Tackling the black box private software solutions currently used in courts today is an important task for Machine Learning (ML) researchers. Last year, ProPublica published their findings of an investigation into commercial sentencing software in the US. This commercial software was found to have a severe bias against African-Americans. The predictions of this software were far off reality. As the ProPublica article states, “we know the computer algorithm got it exactly backward,” and “the algorithm was somewhat more accurate than a coin flip.”
There has been a large, complex debate about the use of algorithms in predicting recidivism rates in the US court system. One such proprietary algorithm is called COMPAS. This algorithm, like others similar to it, is privately owned and basically a black box, which is cause for concern, since nobody knows what the decision-making process actually is. The COMPAS predictions are only accurate 60-70% of the time and worsened by data entry errors that can lead to incorrect decisions being drawn.

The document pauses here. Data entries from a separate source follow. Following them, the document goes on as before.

@@ -301,7 +313,7 @@
   }
   for (int n = 0; n < N; ++n) {
     if (ct1h)
-      NC_TRY(convT_fwd_split_h2(V + p.e2b + (size_t)n * 128 * Sh, P + o.w[11], P + o.b[11], V + p.cat1 + ((size_t)n * 128 + 64) * S,
+      NC_TRY(convT_fwd_split_h2(V + p.e2b + (size_t)n * 128 * Sh, P + o.w[11], P + o.b[11], lean ? nullptr : V + p.cat1 + ((size_t)n * 128 + 64) * S,
                                 (char*)(V + p.xs3[9]) + (size_t)n * 128 * S * 4, 128, 64, 1, 128, d1[0], d1[1], d1[2], 64, cell9, cws, p.conv_ws, hs));
     else if (ct1)
       NC_TRY(nc_convT_k2s2_fwd_split(V + p.e2b + (size_t)n * 128 * Sh, nullptr, P + o.w[11], P + o.b[11], V + p.cat1 + ((size_t)n * 128 + 64) * S,
@@ -318,8 +330,15 @@
     if (!ct_s3 && !ct1h) NC_TRY(operand_into(cd[9], V + p.cat1 + (size_t)64 * S, (long)128 * S, V + p.xs3[9], N, 64, S, 128, 64, hs));
     pre[9] = true;
   }
-  NC_TRY(block(9, V + p.cat1, V + p.e1, (size_t)64 * S, -1, 0));
-  NC_TRY(nc_conv_fwd(V + p.e1, P + o.w[12], P + o.b[12], V + p.t1, N, 64, d0[0], d0[1], d0[2], 1, 1, 1, 1, 1, 0, cws, p.conv_ws, stream));
+  if (lean && norm_1x1_taken(N, 64, d0[0], d0[1], d0[2], 1)) {
+    kept_mask |= kLeanE1;
+    NC_TRY(block(9, V + p.cat1, nullptr, (size_t)64 * S, -2, 0));
+    NC_TRY(conv_fwd_norm_1x1(V + p.raw[9], V + p.mean[9], V + p.rstd[9], 0.f, P + o.w[12], P + o.b[12], V + p.t1, N, 64, d0[0], d0[1], d0[2], 1, cws,
+                             p.conv_ws, stream));
+  } else {
+    NC_TRY(block(9, V + p.cat1, V + p.e1, (size_t)64 * S, -1, 0));
+    NC_TRY(nc_conv_fwd(V + p.e1, P + o.w[12], P + o.b[12], V + p.t1, N, 64, d0[0], d0[1], d0[2], 1, 1, 1, 1, 1, 0, cws, p.conv_ws, stream));
+  }
   NC_TRY(nc_conv_fwd(V + p.t1, P + o.w[13], P + o.b[13], y, N, 1, d0[0], d0[1], d0[2], 1, 1, 1, 1, 1, 0, cws, p.conv_ws, stream));
   if (kept) *kept = kept_mask;
   return nc_sigmoid_fwd(y, y, (long)N * S, stream);
@@ -357,6 +376,14 @@
       off += s3x_packed_bytes(sg[k].Cin, sg[k].Kout, 3, 2);
     }
   }
+  auto input_unread = [&](int i, bool want_dx) -> bool {
+    const UBlock& b = kUB[i];
+    const int* d = p.d[b.lvl];
+    ConvDims cdk;
+    const bool now_h2 = make_dims(cdk, N, b.C, d[0], d[1], d[2], b.K, 3, 3, 3, 1, 1) && conv_layer_h2(cdk);
+    const bool have = ((kept_mask >> i) & 1) && (((kept_mask >> (16 + i)) & 1) != 0) == now_h2;
+    return have && !h2_guard_can_flip() && conv_bwd_pre_supported(N, b.C, d[0], d[1], d[2], b.K, 3, want_dx, p.conv_ws);
+  };
   auto block_bwd = [&](int i, const float* g, const float* in, float* draw, float* gin, bool r1 = false, const float* pool = nullptr) -> int {
     const UBlock& b = kUB[i];
     const int* d = p.d[b.lvl];
@@ -366,8 +393,7 @@
     const void* xs = ((kept_mask >> i) & 1) && (((kept_mask >> (16 + i)) & 1) != 0) == now_h2 ? (const void*)(V + p.xs3[i]) : nullptr;
     const S3xPrepared* pd = i >= 1 && gin && now_h2 && (kept_mask & kKeptWPrep) && ((kept_mask >> (16 + i)) & 1) && wprep_now ? &prepd[i] : nullptr;
     const int lj = lean_index(i);
-    if (lj >= 0 && ((kept_mask >> (kLeanBit0 + lj)) & 1) &&
-        !(xs && !h2_guard_can_flip() && conv_bwd_pre_supported(N, b.C, d[0], d[1], d[2], b.K, 3, gin != nullptr, p.conv_ws))) {
+    if (lj >= 0 && ((kept_mask >> (kLeanBit0 + lj)) & 1) && !input_unread(i, gin != nullptr)) {
       NC_TRY(nc_instnorm_act_fwd(V + p.raw[i - 1], V + p.mean[i - 1], V + p.rstd[i - 1], 0.f, G + p.T, N * b.C, Sl, stream));
       in = G + p.T;
     }
@@ -409,6 +435,22 @@
     *out = G + p.T;
     return NC_OK;
   };
+  {
+    float* Vw = const_cast<float*>(saved);
+    auto rebuild = [&](int lo_blk, size_t cat, int C, long Sl, bool lower, bool upper, const float* tin, int tw, const int* td) -> int {
+      for (int n = 0; n < N && lower; ++n)
+        NC_TRY(nc_instnorm_act_fwd(V + p.raw[lo_blk] + (size_t)n * C * Sl, V + p.mean[lo_blk] + n * C, V + p.rstd[lo_blk] + n * C, 0.f,
+                                   Vw + cat + (size_t)n * 2 * C * Sl, C, Sl, stream));
+      for (int n = 0; n < N && upper; ++n)
+        NC_TRY(convT_fwd_split_h2(tin + (size_t)n * 2 * C * (Sl / 8), P + o.w[tw], P + o.b[tw], Vw + cat + ((size_t)n * 2 + 1) * C * Sl, nullptr, 2 * C, C, 1,
+                                  2 * C, td[0], td[1], td[2], C, nullptr, cws, p.conv_ws, hs));
+      return NC_OK;
+    };
+    const bool in9 = !input_unread(9, true), in7 = !input_unread(7, true);
+    const bool lo1 = (kept_mask & kLeanLo1) && (kept_mask & kKeptPoolArg), lo2 = (kept_mask & kLeanLo2) && (kept_mask & kKeptPoolArg);
+    NC_TRY(rebuild(1, p.cat1, 64, S, lo1 && (in9 || !pool_folds(1)), (kept_mask & kLeanUp1) && in9, V + p.e2b, 11, d1));
+    NC_TRY(rebuild(3, p.cat2, 128, Sh, lo2 && (in7 || !pool_folds(3)), (kept_mask & kLeanUp2) && in7, V + p.b3, 10, d2));
+  }
   NC_TRY(nc_sigmoid_bwd(dy, y, G + p.s1, (long)N * S, stream));
   NC_TRY(nc_conv_wgrad(V + p.t1, G + p.s1, DP + o.w[13], DP + o.b[13], N, 1, d0[0], d0[1], d0[2], 1, 1, 1, 1, 1, 0, cws, p.conv_ws, stream));
   NC_TRY(nc_conv_dgrad(G + p.s1, P + o.w[13], G + p.s2, N, 1, d0[0], d0[1], d0[2], 1, 1, 1, 1, 1, 0, cws, p.conv_ws, stream));
@@ -416,7 +458,17 @@
   const bool r1 = sw::raw(sw::UNET_LEAN) != 0 && N == 1 && fuse_bwd &&
                   make_dims(cd9, N, 128, d0[0], d0[1], d0[2], 64, 3, 3, 3, 1, 1) && conv_layer_h2(cd9) &&
                   conv_bwd_pre_supported(N, 128, d0[0], d0[1], d0[2], 64, 3, true, p.conv_ws) && instnorm_bwd_s3_supported(N, 64, S);
-  NC_TRY(nc_conv_wgrad(V + p.e1, G + p.s2, DP + o.w[12], DP + o.b[12], N, 64, d0[0], d0[1], d0[2], 1, 1, 1, 1, 1, 0, cws, p.conv_ws, stream));
+  if ((kept_mask & kLeanE1) && norm_1x1_taken(N, 64, d0[0], d0[1], d0[2], 1)) {
+    NC_TRY(conv_wgrad_norm_1x1(V + p.raw[9], V + p.mean[9], V + p.rstd[9], 0.f, G + p.s2, DP + o.w[12], DP + o.b[12], N, 64, d0[0], d0[1], d0[2], 1, cws,
+                               p.conv_ws, stream));
+  } else {
+    const float* e1 = V + p.e1;
+    if (kept_mask & kLeanE1) {
+      NC_TRY(nc_instnorm_act_fwd(V + p.raw[9], V + p.mean[9], V + p.rstd[9], 0.f, G + p.T, N * 64, S, stream));
+      e1 = G + p.T;
+    }
+    NC_TRY(nc_conv_wgrad(e1, G + p.s2, DP + o.w[12], DP + o.b[12], N, 64, d0[0], d0[1], d0[2], 1, 1, 1, 1, 1, 0, cws, p.conv_ws, stream));
+  }
   if (!r1) {
     NC_TRY(nc_conv_dgrad(G + p.s2, P + o.w[12], G + p.G1, N, 64, d0[0], d0[1], d0[2], 1, 1, 1, 1, 1, 0, cws, p.conv_ws, stream));
   }
diff --git a/neuroclear_amd/csrc/h2.hip b/neuroclear_amd/csrc/h2.hip
--- a/neuroclear_amd/csrc/h2.hip
+++ b/neuroclear_amd/csrc/h2.hip
@@ -157,9 +157,11 @@
   for (int t = 0; t < 2; ++t) out[(ob * 2 + t) * S + v] = s3_unit(e, t);
 }
 
+template <bool ARG>
 __global__ void __launch_bounds__(256) k_act_split2h_pool(const float* __restrict__ x, const float* __restrict__ mean, const float* __restrict__ rstd,
-                                                          float slope, uint4* __restrict__ out, uint4* __restrict__ pooled, int D, int H, int W,
-                                                          int cblocks, int oblocks, int ob0, unsigned bound_bits, unsigned* __restrict__ cell) {
+                                                          float slope, uint4* __restrict__ out, uint4* __restrict__ pooled, float* __restrict__ pf,
+                                                          unsigned char* __restrict__ parg, int D, int H, int W, int cblocks, int oblocks, int ob0,
+                                                          unsigned bound_bits, unsigned* __restrict__ cell) {
   if (blockIdx.x == 0 && blockIdx.y == 0 && threadIdx.x == 0 && cell) *cell = bound_bits;
   const int Do = D / 2, Ho = H / 2, Wo = W / 2;
   const long So = (long)Do * Ho * Wo, S = (long)D * H * W;
@@ -175,6 +177,11 @@
   for (int j = 0; j < 8; ++j) { m[j] = mean[c0 + j]; r[j] = rstd[c0 + j]; }
   float best[8];
   unsigned short w0[8], w1[8];
+  int win[8];
+  if (ARG) {
+#pragma unroll
+    for (int j = 0; j < 8; ++j) { best[j] = -INFINITY; win[j] = 0; }
+  }
 #pragma unroll
   for (int kp = 0; kp < 4; ++kp) {
     const long u = ((long)(2 * zo + (kp >> 1)) * H + (2 * yo + (kp & 1))) * W + 2 * xo;
@@ -186,6 +193,10 @@
       t0 = t0 > 0.f ? t0 : t0 * slope;
       t1 = t1 > 0.f ? t1 : t1 * slope;
       asm("" : "+v"(t0), "+v"(t1));
+      if (ARG) {
+        pool_winner_step(t0, kp * 2, best[j], win[j]);
+        pool_winner_step(t1, kp * 2 + 1, best[j], win[j]);
+      }
       h2_split(t0 * sc, e[0][j]);
       h2_split(t1 * sc, e[1][j]);
     }
@@ -193,6 +204,7 @@
     for (int h = 0; h < 2; ++h) {
 #pragma unroll
       for (int t = 0; t < 2; ++t) out[(ob * 2 + t) * S + u + h] = s3_unit(e[h], t);
+      if (ARG) continue;
       const int k = (kp >> 1) * 4 + (kp & 1) * 2 + h;
 #pragma unroll
       for (int j = 0; j < 8; ++j) {
@@ -200,6 +212,14 @@
         if (val > best[j] || k == 0) { best[j] = val; w0[j] = e[h][j][0]; w1[j] = e[h][j][1]; }
       }
     }
+  }
+  if (ARG) {
+#pragma unroll
+    for (int j = 0; j < 8; ++j) {
+      pf[(c0 + j) * So + v] = best[j];
+      parg[(c0 + j) * So + v] = (unsigned char)win[j];
+    }
+    return;
   }
   uint4 o0, o1;
   o0.x = w0[0] | ((unsigned)w0[1] << 16); o0.y = w0[2] | ((unsigned)w0[3] << 16); o0.z = w0[4] | ((unsigned)w0[5] << 16); o0.w = w0[6] | ((unsigned)w0[7] << 16);
@@ -339,9 +359,25 @@
   unsigned bits;
   __builtin_memcpy(&bits, &bound, 4);
   const long So = (long)(D / 2) * (H / 2) * (W / 2);
-  hipLaunchKernelGGL(k_act_split2h_pool, dim3((unsigned)cdiv(So, 256), (unsigned)(N * C / 8)), dim3(256), 0, s, x, mean, rstd, slope, (uint4*)ys,
-                     (uint4*)pooled, D, H, W, C / 8, ctot / 8, c0 / 8, bits, cell);
+  hipLaunchKernelGGL(k_act_split2h_pool<false>, dim3((unsigned)cdiv(So, 256), (unsigned)(N * C / 8)), dim3(256), 0, s, x, mean, rstd, slope, (uint4*)ys,
+                     (uint4*)pooled, (float*)nullptr, (unsigned char*)nullptr, D, H, W, C / 8, ctot / 8, c0 / 8, bits, cell);
   return check_launch("act_split2h_pool");
 }
 
-}
+int act_split2h_pool_arg(const float* x, const float* mean, const float* rstd, float slope, void* ys, float* pooled, unsigned char* arg, int N, int C,
+                         int D, int H, int W, int ctot, int c0, float bound, unsigned* cell, hipStream_t s) {
+  if (!x || !mean || !rstd || !ys || !pooled || !arg) { set_error("act_split2h_pool_arg: null pointer"); return NC_ERR_ARG; }
+  if (N < 1 || C < 8 || C % 8 || ctot % 8 || c0 % 8 || c0 < 0 || c0 + C > ctot || D < 2 || H < 2 || W < 2 || ((D | H | W) & 1) || (long)N * C / 8 > 65535) {
+    set_error("act_split2h_pool_arg: channels % 8, even extents");
+    return NC_ERR_SHAPE;
+  }
+  if ((((uintptr_t)x) & 7) != 0) { set_error("act_split2h_pool_arg: input not 8-byte aligned"); return NC_ERR_ARG; }
+  unsigned bits;
+  __builtin_memcpy(&bits, &bound, 4);
+  const long So = (long)(D / 2) * (H / 2) * (W / 2);
+  hipLaunchKernelGGL(k_act_split2h_pool<true>, dim3((unsigned)cdiv(So, 256), (unsigned)(N * C / 8)), dim3(256), 0, s, x, mean, rstd, slope, (uint4*)ys,
+                     (uint4*)nullptr, pooled, arg, D, H, W, C / 8, ctot / 8, c0 / 8, bits, cell);
+  return check_launch("act_split2h_pool_arg");
+}
+
+}
diff --git a/neuroclear_amd/csrc/h2_debug.hip b/neuroclear_amd/csrc/h2_debug.hip
--- a/neuroclear_amd/csrc/h2_debug.hip
+++ b/neuroclear_amd/csrc/h2_debug.hip
@@ -45,6 +45,12 @@
   if (!x || !mean || !rstd || !ys || !pooled) { set_error("act_split2h_pool_debug: null pointer"); return NC_ERR_ARG; }
   if (D < 2 || H < 2 || W < 2 || !h2_part_ok(N, C, (long)D * H * W, ctot, c0) || !(bound > 0.f)) { set_error("act_split2h_pool_debug: bad shape"); return NC_ERR_SHAPE; }
   return act_split2h_pool(x, mean, rstd, slope, ys, pooled, N, C, D, H, W, ctot, c0, bound, cell, (hipStream_t)stream);
+}
+
+int nc_act_split2h_pool_arg_debug(const float* x, const float* mean, const float* rstd, float slope, void* ys, float* pooled, unsigned char* arg, int N,
+                                  int C, int D, int H, int W, int ctot, int c0, float bound, unsigned* cell, void* stream) {
+  if (!(bound > 0.f)) { set_error("act_split2h_pool_arg_debug: bad shape"); return NC_ERR_SHAPE; }
+  return act_split2h_pool_arg(x, mean, rstd, slope, ys, pooled, arg, N, C, D, H, W, ctot, c0, bound, cell, (hipStream_t)stream);
 }
 
 int nc_maxpool2_h2_debug(const void* in, void* out, int N, int C, int ctot, int D, int H, int W, void* stream) {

A group at Duke University are looking to change this. They are working on creating a “white box” algorithm that is transparent and easier to interpret. The method they used is called the Supersparse Linear Integer Model (SLIM). SLIM is simple and adaptable, allowing for the model to be used to predict arrest likelihoods for different types of crime.
This table shows the SLIM scoring system for the prediction of an arrest for a drug related offense. Taken from “Interpretable Classification Models for Recidivism Prediction” by Zeng, Ustun and Rudin, Fig. 6.
The Duke University team has worked on a second algorithm, CORELS. This algorithm compares data about new offenders to past offenders with similar characteristics. They are then split into different “buckets” of risk categories. Testing the algorithm on a dataset of defendants from Florida, the CORELS algorithm correctly differentiated between low and high-risk offenders just as well or better than the black box models.
This table shows the SLIM scoring system for the prediction of an arrest for a general violence offense. Taken from “Interpretable Classification Models for Recidivism Prediction” by Zeng, Ustun and Rudin, Fig. 7.
Separately, the National Bureau of Economic Research (NBER) has published a working paper on the role of ML in judges’ decision making. A quick summary of their policy simulation results shows that “crime can be reduced by up to 24.8% with no change in jailing rates, or jail populations can be reduced by 42.0% with no increase in crime rates.”
What is important about these new algorithms is that there is little demographic data used. For instance, the NBER study only uses age. The algorithm makes decisions based on records of the current case and any past criminal records. Neither of the Duke University models use race or socioeconomic status. Additionally, because models like SLIM are based on open source software, anyone can examine the code and the publicly available data used.
Using a potentially biased black box software is not good for society and implementing white box algorithms can improve the sentencing system, even reducing the systemic bias that is inherent in a human run judicial system. The main conclusion drawn from analysis of these systems is that it is important to understand the connection between predictions and decisions. Deciphering the black box of ML models has become exponentially harder with the advent of technologies such as Deep Learning. The explosion in complexity and application of ML has made it more urgent to shed light on the black box.